You may have heard of “Bulletproof Coffee” — a concoction popularized by biohacking guru Dave Asprey. It combines coffee, MCT oil, and sometimes butter to create a satisfying drink that supposedly enhances mental clarity, suppresses hunger, and boosts metabolism. You might also know it as keto coffee or butter coffee.
So, what’s the deal with MCT oil in coffee? Is it worth a try? Let’s dive in.
MCT (medium-chain triglyceride) oil is a source of easily absorbable fatty acids isolated from coconut or palm kernel oil via fractionation.
There are a bunch of different triglycerides, falling into three categories based on the length of their carbon chains:
- Short-chain triglycerides (SCTs) contain 0-5 carbon atoms.
- Medium-chain triglycerides (MCTs) contain 6-12 carbon atoms.
- Long-chain triglycerides (LCTs) contain 13 or more carbons.

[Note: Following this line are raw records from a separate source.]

template <int NT, bool VEXP, bool WIN>
__global__ __launch_bounds__(NT) void corr_rows_up_kernel(UpRowsJob fj, int M, int P, const int *__restrict__ ypos,
                                                          const float2 *__restrict__ twF, const float2 *__restrict__ twS)
{
    constexpr int F = 3000, S = F / 4;
    constexpr int TWF = oipfft::TwTable<F, 25, 15, 8>::value(), TWS = oipfft::TwTable<S, 25, 15, 2>::value();
    constexpr int NB = (F / 2 + 1 + NT - 1) / NT;
    __shared__ __align__(16) float2 buf[2 * 2 * F + 4 * 2 * S];
    __shared__ float2 tw[TWF], tws[TWS];
    __shared__ float2 edge[4][2][4];
    __shared__ float2 edgeA[2][2];
    __shared__ float2 edgeT[2][5];
    float2 *bufN = buf + 4 * F;
    float4 *buf4 = reinterpret_cast<float4 *>(buf), *buf4N = reinterpret_cast<float4 *>(bufN);
    const int half = M / 2;
    int ky = blockIdx.x;
    if (ky > half) return;
    for (int i = threadIdx.x; i < TWF; i += NT) tw[i] = twF[i];
    for (int i = threadIdx.x; i < TWS; i += NT) tws[i] = twS[i];
    if (threadIdx.x < 10) edgeT[threadIdx.x / 5][threadIdx.x % 5] = fj.xtab[(threadIdx.x % 5) * F + (threadIdx.x / 5) * (F / 2)];
    float2 H[NB], G[NB][4];
    auto load_tables = [&](int tid) {
#pragma unroll
        for (int r = 0; r < NB; ++r) {
            int kx = tid + NT * r;
            kx = kx <= F / 2 ? kx : 0;
            H[r] = fj.xtab[kx];
#pragma unroll
            for (int j = 0; j < 4; ++j) G[r][j] = fj.xtab[(1 + j) * F + kx];
        }
    };
    constexpr int NIT2 = (F / 2 + NT - 1) / NT;
    constexpr int NQ = 4 * (S / 2);
    constexpr int NITN = (NQ + NT - 1) / NT;
    float4 la[NIT2], lb[NIT2], na[NITN], nb[NITN];
    long n1 = ypos[ky], n2 = ypos[ky ? M - ky : 0];
    auto narrow_row = [&](int k, long full) { return VEXP ? (long)fj.ypos_s[k % fj.m] : full; };
    long m1 = narrow_row(ky, n1), m2 = narrow_row(ky ? M - ky : 0, n2);
    int kyc = ky;
    float2 vt[5];
    uint2 rawreg[NITN][4];
    auto fetch_narrow = [&](int tid) {
        if (VEXP) {
#pragma unroll
            for (int r = 0; r < 5; ++r) vt[r] = fj.vtab[r * M + kyc];
#pragma unroll
            for (int it = 0; it < NITN; ++it) {
                int q = tid + it * NT;
                q = q < NQ ? q : NQ - 1;
#pragma unroll
                for (int r = 0; r < 4; ++r) rawreg[it][r] = fj.raw16[(long)r * NQ + q];
            }
        }
#pragma unroll
        for (int it = 0; it < NITN; ++it) {
            int q = tid + it * NT;
            q = q < NQ ? q : NQ - 1;
            const int a = q / (S / 2), i = q - a * (S / 2);
            const float2 *z = fj.zn + a * fj.zn_stride + 2 * i;
            na[it] = *reinterpret_cast<const float4 *>(z + m1 * fj.Pn);
            nb[it] = *reinterpret_cast<const float4 *>(z + m2 * fj.Pn);
        }
    };
    auto fetch = [&](int tid) {
#pragma unroll
        for (int it = 0; it < NIT2; ++it) {
            int q = tid + it * NT;
            q = q < F / 2 ? q : F / 2 - 1;
            la[it] = *reinterpret_cast<const float4 *>(fj.zp + n1 * P + 2 * q);
            lb[it] = *reinterpret_cast<const float4 *>(fj.zp + n2 * P + 2 * q);
        }
        if (!VEXP) fetch_narrow(tid);
    };
    auto commit = [&](int tid) {
        if (VEXP) fetch_narrow(tid);
#pragma unroll
        for (int it = 0; it < NIT2; ++it) line_pair_commit<F>(buf4, 0, la[it], lb[it], tid + it * NT);
#pragma unroll
        for (int it = 0; it < NITN; ++it) {
            const int q = tid + it * NT;
            if (q < NQ) {
                const int a = q / (S / 2), i = q - a * (S / 2);
                if (VEXP) {
                    const float2 hv = vt[0];
                    float2 x0 = oipfft::cmul(hv, make_float2(na[it].x, na[it].y)), x1 = oipfft::cmul(hv, make_float2(na[it].z, na[it].w));
                    float2 y0 = cmulj(hv, make_float2(nb[it].x, nb[it].y)), y1 = cmulj(hv, make_float2(nb[it].z, nb[it].w));
#pragma unroll
                    for (int r = 0; r < 4; ++r) {
                        const float2 gv = vt[1 + r];
                        const uint2 u = rawreg[it][r];
                        const float2 w0 = make_float2((float)(u.x & 0xffffu), (float)(u.x >> 16)), w1 = make_float2((float)(u.y & 0xffffu), (float)(u.y >> 16));
                        x0 = cfma(gv, w0, x0); x1 = cfma(gv, w1, x1);
                        y0 = cfmaj(gv, w0, y0); y1 = cfmaj(gv, w1, y1);
                    }
                    na[it] = make_float4(x0.x, x0.y, x1.x, x1.y);
                    nb[it] = make_float4(y0.x, y0.y, y1.x, y1.y);
                }
                buf4N[a * S + 2 * i] = make_float4(na[it].x, na[it].y, nb[it].x, nb[it].y);
                buf4N[a * S + 2 * i + 1] = make_float4(na[it].z, na[it].w, nb[it].z, nb[it].w);
                if (i == 0 || i == S / 2 - 1) {
                    const int j = i ? 2 : 0;
                    edge[a][0][j] = make_float2(na[it].x, na[it].y); edge[a][0][j + 1] = make_float2(na[it].z, na[it].w);
                    edge[a][1][j] = make_float2(nb[it].x, nb[it].y); edge[a][1][j + 1] = make_float2(nb[it].z, nb[it].w);
                }
            }
        }
    };
    fetch(threadIdx.x);
    commit(threadIdx.x);
    long s1 = n1, s2 = n2;
    __syncthreads();
    bool first = true;
    char *const brow = reinterpret_cast<char *>(fj.bound + (long)blockIdx.x * 4 * P);
    for (; ky <= half; ky += gridDim.x) {
        int tid = threadIdx.x;
        asm volatile("" : "+v"(tid));
        const bool pair = s1 != s2;
        const int kn = ky + gridDim.x;
        const bool more = kn <= half;
        if (first) load_tables(tid);
        first = false;
        __builtin_amdgcn_sched_barrier(0);
        oipfft::StagesDual3<F, 1, S, 4, NT, 25, 15, 8, 2>::run(buf, tw, bufN, tws, tid);
        float2 Aa[2 * NB], Ab[2 * NB];
#pragma unroll
        for (int r = 0; r < NB; ++r) {
            const int kx = tid + NT * r, nkx = kx ? F - kx : 0;
            if (kx <= F / 2) {
                const float2 zk = buf[2 * kx], zm = buf[2 * nkx + 1];
                Aa[2 * r] = spec_of(0, zk, zm);
                Ab[2 * r] = spec_of(1, zk, zm);
                const float2 zk2 = buf[2 * nkx], zm2 = buf[2 * kx + 1];
                Aa[2 * r + 1] = spec_of(0, zk2, zm2);
                Ab[2 * r + 1] = spec_of(1, zk2, zm2);
                if (kx == 0 || 2 * kx == F) { edgeA[kx ? 1 : 0][0] = Aa[2 * r]; edgeA[kx ? 1 : 0][1] = Ab[2 * r]; }
            }
        }
        auto xround = [&](int o0, const float2 (&A)[2 * NB]) {
#pragma unroll
            for (int h = 0; h < 2; ++h) {
                const float2 *zn = bufN + (o0 + h) * 2 * S;
                float2 e0[4], e1[4];
#pragma unroll
                for (int j = 0; j < 4; ++j) { e0[j] = edge[o0 + h][0][j]; e1[j] = edge[o0 + h][1][j]; }
                float2 *ob = buf + h * 2 * F;
#pragma unroll
                for (int r = 0; r < NB; ++r) {
                    const int kx = tid + NT * r, nkx = kx ? F - kx : 0;
                    if (kx > F / 2) continue;
                    const int c = kx % S, cm = c ? S - c : 0;
                    float2 S0 = make_float2(0.f, 0.f), T0 = S0, S1 = S0, T1 = S0;
#pragma unroll
                    for (int j = 0; j < 4; ++j) {
                        S0 = sfma(G[r][j].x, e0[j], S0); T0 = sfma(G[r][j].y, e0[j], T0);
                        S1 = sfma(G[r][j].x, e1[j], S1); T1 = sfma(G[r][j].y, e1[j], T1);
                    }
                    {
                        const float2 Z0 = oipfft::csub_rot(oipfft::cadd(oipfft::cmul(H[r], zn[2 * c]), S0), T0);
                        const float2 Z1 = oipfft::cadd_rot(oipfft::cadd(cmulj(H[r], zn[2 * cm + 1]), S1), T1);
                        const float2 C1 = cross_power_bin_fast(A[2 * r], spec2_of(0, Z0, Z1), false, false);
                        const float2 C2 = cross_power_bin_fast(A[2 * r], spec2_of(1, Z0, Z1), false, false);
                        ob[2 * kx] = make_float2(C1.x - C2.y, -(C1.y + C2.x));
                        ob[2 * nkx + 1] = pair ? make_float2(C1.x + C2.y, -(C2.x - C1.y)) : make_float2(0.f, 0.f);
                    }
                    if (kx != 0 && 2 * kx != F) {
                        const float2 Z0 = oipfft::cadd_rot(oipfft::cadd(cmulj(H[r], zn[2 * cm]), S0), T0);
                        const float2 Z1 = oipfft::csub_rot(oipfft::cadd(oipfft::cmul(H[r], zn[2 * c + 1]), S1), T1);
                        const float2 C1 = cross_power_bin_fast(A[2 * r + 1], spec2_of(0, Z0, Z1), false, false);
                        const float2 C2 = cross_power_bin_fast(A[2 * r + 1], spec2_of(1, Z0, Z1), false, false);
                        ob[2 * nkx] = make_float2(C1.x - C2.y, -(C1.y + C2.x));
                        ob[2 * kx + 1] = pair ? make_float2(C1.x + C2.y, -(C2.x - C1.y)) : make_float2(0.f, 0.f);
                    }
                    __builtin_amdgcn_sched_barrier(0);
                }
            }
#pragma unroll 1
            for (int r = 0; r < NB; ++r) {
                const int kx = tid + NT * r;
                if (kx != 0 && 2 * kx != F) continue;
                const bool real_bin = ky == 0 || 2 * ky == M;
                const float2 Ae = edgeA[kx ? 1 : 0][o0 ? 1 : 0];
                float2 He = edgeT[kx ? 1 : 0][0], Ge[4];
#pragma unroll
                for (int j = 0; j < 4; ++j) Ge[j] = edgeT[kx ? 1 : 0][1 + j];
#pragma unroll 1
                for (int h = 0; h < 2; ++h) {
                    const float2 *zn = bufN + (o0 + h) * 2 * S;
                    float2 Z0 = oipfft::cmul(He, zn[0]), Z1 = cmulj(He, zn[1]);
#pragma unroll
                    for (int j = 0; j < 4; ++j) { Z0 = cfma(Ge[j], edge[o0 + h][0][j], Z0); Z1 = cfmaj(Ge[j], edge[o0 + h][1][j], Z1); }
                    const float2 C1 = cross_power_bin(Ae, spec2_of(0, Z0, Z1), real_bin, true);
                    const float2 C2 = cross_power_bin(Ae, spec2_of(1, Z0, Z1), real_bin, true);
                    float2 *ob = buf + h * 2 * F;
                    ob[2 * kx] = make_float2(C1.x - C2.y, -(C1.y + C2.x));
                    ob[2 * kx + 1] = pair ? make_float2(C1.x + C2.y, -(C2.x - C1.y)) : make_float2(0.f, 0.f);
                }
            }
        };
        float4 ya[2][NIT2], yb[2][NIT2];
        auto finish = [&]() {
            __syncthreads();
            asm volatile("" : "+v"(tid));
            oipfft::StagesAll<F, NT, 2, 1, 25, 15, 8>::run(buf, tw, tid);
#pragma unroll
            for (int o = 0; o < 2; ++o) {
#pragma unroll
                for (int it = 0; it < NIT2; ++it) line_pair_read_conj<F>(ya[o][it], yb[o][it], buf4, o * F, tid + it * NT);
            }
            __syncthreads();
        };
        auto store = [&](int o0) {
#pragma unroll
            for (int o = 0; o < 2; ++o) {
                float2 *out = fj.out[o0 + o];
#pragma unroll
                for (int it = 0; it < NIT2; ++it) {
                    const int q = tid + it * NT;
                    if (!WIN || q < fj.win_hi || q >= fj.win_lo) line_pair_store<F>(out, s1 * P, s2 * P, pair, ya[o][it], yb[o][it], q);
                }
            }
        };
        auto bound_add = [&](int o0) {
            int tb = tid;
            asm volatile("" : "+v"(tb));
#pragma unroll
            for (int o = 0; o < 2; ++o) {
#pragma unroll
                for (int it = 0; it < NIT2; ++it) {
                    const int q = tb + it * NT;
                    if (q < F / 2) {
                        const float4 a = ya[o][it], b = yb[o][it];
                        float2 s = make_float2(fabsf(a.x) + fabsf(a.y), fabsf(a.z) + fabsf(a.w));
                        if (pair) { s.x += fabsf(b.x) + fabsf(b.y); s.y += fabsf(b.z) + fabsf(b.w); }
                        float *bp = reinterpret_cast<float *>(brow + (unsigned)((o0 + o) * P + 2 * q) * 4u);
                        unsafeAtomicAdd(bp, s.x);
                        unsafeAtomicAdd(bp + 1, s.y);
                    }
                }
            }
        };
        xround(0, Aa);
        finish();
        if (fj.nout == 4) load_tables(tid);
        __builtin_amdgcn_sched_barrier(0);
        store(0);
        __builtin_amdgcn_sched_barrier(0);
        bound_add(0);
        if (fj.nout == 4) xround(2, Ab);
        __builtin_amdgcn_sched_barrier(0);
        if (more) {
            n1 = oip_sload_i32(ypos, kn);
            n2 = oip_sload_i32(ypos, M - kn);
            m1 = VEXP ? (long)oip_sload_i32(fj.ypos_s, kn % fj.m) : n1;
            m2 = VEXP ? (long)oip_sload_i32(fj.ypos_s, (M - kn) % fj.m) : n2;
            kyc = kn;
            fetch(tid);
        }
        __builtin_amdgcn_sched_barrier(0);
        if (fj.nout == 4) finish();
        if (more) commit(tid);
        __builtin_amdgcn_sched_barrier(0);
        if (more) load_tables(tid);
        __builtin_amdgcn_sched_barrier(0);
        if (fj.nout == 4) {
            store(2);
            __builtin_amdgcn_sched_barrier(0);
            bound_add(2);
        }
        s1 = n1; s2 = n2;
        __syncthreads();
    }
}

Essentially, MCT oil is a type of fat that bypasses regular digestion. Due to the length of the medium-chain fatty acids in the oil, it’s absorbed directly from the stomach and is sent to the liver where it’s converted to ketones, an alternative form of energy produced when the liver breaks down fat. Ketones are considered a “clean” form of energy that sustains you without the blood sugar crashes you get from glucose and other refined carbohydrates.
You’ll find MCTs in coconut oil, palm kernel oil, butter, and other dairy products. But the pure MCT oil we’re talking about mainly comes from coconut oil.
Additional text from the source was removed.